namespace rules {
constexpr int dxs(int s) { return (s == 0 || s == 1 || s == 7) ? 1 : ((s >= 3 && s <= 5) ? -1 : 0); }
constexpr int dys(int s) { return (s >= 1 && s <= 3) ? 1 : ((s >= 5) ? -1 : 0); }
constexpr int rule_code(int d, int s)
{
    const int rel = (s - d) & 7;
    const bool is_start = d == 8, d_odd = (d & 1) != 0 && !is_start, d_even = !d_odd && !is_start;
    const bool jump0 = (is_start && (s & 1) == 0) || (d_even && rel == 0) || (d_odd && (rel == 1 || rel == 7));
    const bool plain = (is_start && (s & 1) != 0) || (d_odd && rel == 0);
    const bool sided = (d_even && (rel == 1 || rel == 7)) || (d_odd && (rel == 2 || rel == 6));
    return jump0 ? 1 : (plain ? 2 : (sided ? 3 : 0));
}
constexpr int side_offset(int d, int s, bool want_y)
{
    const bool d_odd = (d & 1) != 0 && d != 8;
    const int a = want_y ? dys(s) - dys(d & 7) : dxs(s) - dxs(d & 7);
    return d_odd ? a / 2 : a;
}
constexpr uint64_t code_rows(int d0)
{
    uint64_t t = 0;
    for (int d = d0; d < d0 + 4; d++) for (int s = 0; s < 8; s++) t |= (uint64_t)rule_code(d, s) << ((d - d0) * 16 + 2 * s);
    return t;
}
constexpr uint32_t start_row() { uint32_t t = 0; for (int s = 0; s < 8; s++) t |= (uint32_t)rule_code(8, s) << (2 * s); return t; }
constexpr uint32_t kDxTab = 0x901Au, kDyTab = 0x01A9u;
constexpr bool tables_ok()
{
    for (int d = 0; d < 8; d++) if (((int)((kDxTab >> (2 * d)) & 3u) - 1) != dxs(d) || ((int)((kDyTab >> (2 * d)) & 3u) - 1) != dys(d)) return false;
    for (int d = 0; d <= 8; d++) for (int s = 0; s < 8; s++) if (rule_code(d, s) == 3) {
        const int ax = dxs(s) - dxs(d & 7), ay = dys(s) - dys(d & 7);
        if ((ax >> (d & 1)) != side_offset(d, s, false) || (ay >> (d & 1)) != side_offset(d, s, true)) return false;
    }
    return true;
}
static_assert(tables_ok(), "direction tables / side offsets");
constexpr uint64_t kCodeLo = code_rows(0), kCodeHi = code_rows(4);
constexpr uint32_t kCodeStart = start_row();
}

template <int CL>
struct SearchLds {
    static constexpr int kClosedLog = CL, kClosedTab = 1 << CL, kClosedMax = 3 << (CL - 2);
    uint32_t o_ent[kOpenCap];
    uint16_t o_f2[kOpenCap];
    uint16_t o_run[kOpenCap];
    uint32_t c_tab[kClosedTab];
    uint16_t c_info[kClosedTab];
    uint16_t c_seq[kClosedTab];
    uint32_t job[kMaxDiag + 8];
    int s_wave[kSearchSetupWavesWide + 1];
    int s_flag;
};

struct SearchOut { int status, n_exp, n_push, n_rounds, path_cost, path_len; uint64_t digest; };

##########

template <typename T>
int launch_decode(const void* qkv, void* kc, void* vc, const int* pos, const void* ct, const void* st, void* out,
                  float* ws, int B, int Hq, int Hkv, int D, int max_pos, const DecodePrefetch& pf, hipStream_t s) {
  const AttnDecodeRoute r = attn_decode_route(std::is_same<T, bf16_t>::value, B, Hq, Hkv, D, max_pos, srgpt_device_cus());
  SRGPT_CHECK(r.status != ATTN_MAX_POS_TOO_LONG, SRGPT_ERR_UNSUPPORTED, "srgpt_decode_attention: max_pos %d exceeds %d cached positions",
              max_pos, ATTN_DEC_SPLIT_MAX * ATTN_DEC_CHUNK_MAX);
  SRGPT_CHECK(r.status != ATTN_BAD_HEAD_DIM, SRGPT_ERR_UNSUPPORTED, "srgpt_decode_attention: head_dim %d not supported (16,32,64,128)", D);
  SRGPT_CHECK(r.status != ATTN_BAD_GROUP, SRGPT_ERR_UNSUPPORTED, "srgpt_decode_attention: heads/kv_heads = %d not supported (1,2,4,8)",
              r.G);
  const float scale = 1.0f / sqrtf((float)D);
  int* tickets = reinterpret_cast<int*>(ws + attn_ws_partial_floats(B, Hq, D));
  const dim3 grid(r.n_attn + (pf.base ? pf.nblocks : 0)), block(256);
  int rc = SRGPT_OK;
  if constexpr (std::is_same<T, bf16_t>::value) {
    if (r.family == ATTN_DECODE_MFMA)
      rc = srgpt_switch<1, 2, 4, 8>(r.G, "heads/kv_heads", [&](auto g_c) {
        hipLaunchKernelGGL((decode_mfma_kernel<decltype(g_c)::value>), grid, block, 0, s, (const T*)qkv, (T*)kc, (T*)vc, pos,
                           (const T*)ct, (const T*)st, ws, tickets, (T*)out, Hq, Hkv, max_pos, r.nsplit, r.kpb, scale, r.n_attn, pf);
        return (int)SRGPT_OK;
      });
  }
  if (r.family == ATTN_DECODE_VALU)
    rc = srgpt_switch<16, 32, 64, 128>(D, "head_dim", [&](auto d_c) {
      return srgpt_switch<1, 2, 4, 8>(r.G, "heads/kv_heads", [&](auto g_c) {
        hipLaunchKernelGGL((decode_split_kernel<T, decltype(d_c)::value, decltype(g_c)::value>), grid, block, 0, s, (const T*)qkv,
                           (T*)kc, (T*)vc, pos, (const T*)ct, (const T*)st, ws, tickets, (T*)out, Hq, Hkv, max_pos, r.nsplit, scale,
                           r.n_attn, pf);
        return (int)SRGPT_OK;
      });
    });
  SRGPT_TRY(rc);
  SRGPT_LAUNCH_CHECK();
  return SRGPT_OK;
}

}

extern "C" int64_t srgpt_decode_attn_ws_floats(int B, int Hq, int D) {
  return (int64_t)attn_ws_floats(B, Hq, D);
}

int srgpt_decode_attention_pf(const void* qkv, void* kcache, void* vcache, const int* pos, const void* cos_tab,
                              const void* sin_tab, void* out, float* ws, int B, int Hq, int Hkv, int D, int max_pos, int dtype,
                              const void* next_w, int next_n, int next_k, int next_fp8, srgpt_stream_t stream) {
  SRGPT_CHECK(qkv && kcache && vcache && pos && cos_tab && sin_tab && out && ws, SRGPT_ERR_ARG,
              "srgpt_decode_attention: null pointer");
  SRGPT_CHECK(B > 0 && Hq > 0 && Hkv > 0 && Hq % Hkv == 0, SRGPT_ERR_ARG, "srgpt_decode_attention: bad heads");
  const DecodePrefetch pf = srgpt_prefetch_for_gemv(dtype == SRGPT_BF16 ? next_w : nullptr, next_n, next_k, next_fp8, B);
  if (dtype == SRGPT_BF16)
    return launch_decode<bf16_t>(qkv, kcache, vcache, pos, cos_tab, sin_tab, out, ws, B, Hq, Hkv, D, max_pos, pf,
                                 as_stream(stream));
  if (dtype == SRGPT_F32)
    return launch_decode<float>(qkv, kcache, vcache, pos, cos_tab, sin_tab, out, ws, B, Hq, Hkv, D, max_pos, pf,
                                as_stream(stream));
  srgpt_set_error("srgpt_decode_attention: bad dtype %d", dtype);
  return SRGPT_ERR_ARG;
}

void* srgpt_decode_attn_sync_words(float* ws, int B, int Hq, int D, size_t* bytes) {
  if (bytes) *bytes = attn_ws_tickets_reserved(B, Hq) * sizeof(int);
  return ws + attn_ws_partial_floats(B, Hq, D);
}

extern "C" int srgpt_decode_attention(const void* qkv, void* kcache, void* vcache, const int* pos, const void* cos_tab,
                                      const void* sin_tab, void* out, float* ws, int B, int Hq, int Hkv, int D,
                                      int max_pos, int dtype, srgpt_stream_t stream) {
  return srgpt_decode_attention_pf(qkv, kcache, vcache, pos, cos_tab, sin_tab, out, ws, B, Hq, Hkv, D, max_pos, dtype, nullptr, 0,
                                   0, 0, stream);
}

##########

__WORK TO COMPLETE__. Working from the data above, extract solely the lines from the one containing "heads/kv_heads = %d" through the one containing "if (r.family == ATTN_DECODE_MFMA)", exactly as they appear, both included.

__RESPONSE TO THE EXERCISE__.
  SRGPT_CHECK(r.status != ATTN_BAD_GROUP, SRGPT_ERR_UNSUPPORTED, "srgpt_decode_attention: heads/kv_heads = %d not supported (1,2,4,8)",
              r.G);
  const float scale = 1.0f / sqrtf((float)D);
  int* tickets = reinterpret_cast<int*>(ws + attn_ws_partial_floats(B, Hq, D));
  const dim3 grid(r.n_attn + (pf.base ? pf.nblocks : 0)), block(256);
  int rc = SRGPT_OK;
  if constexpr (std::is_same<T, bf16_t>::value) {
    if (r.family == ATTN_DECODE_MFMA)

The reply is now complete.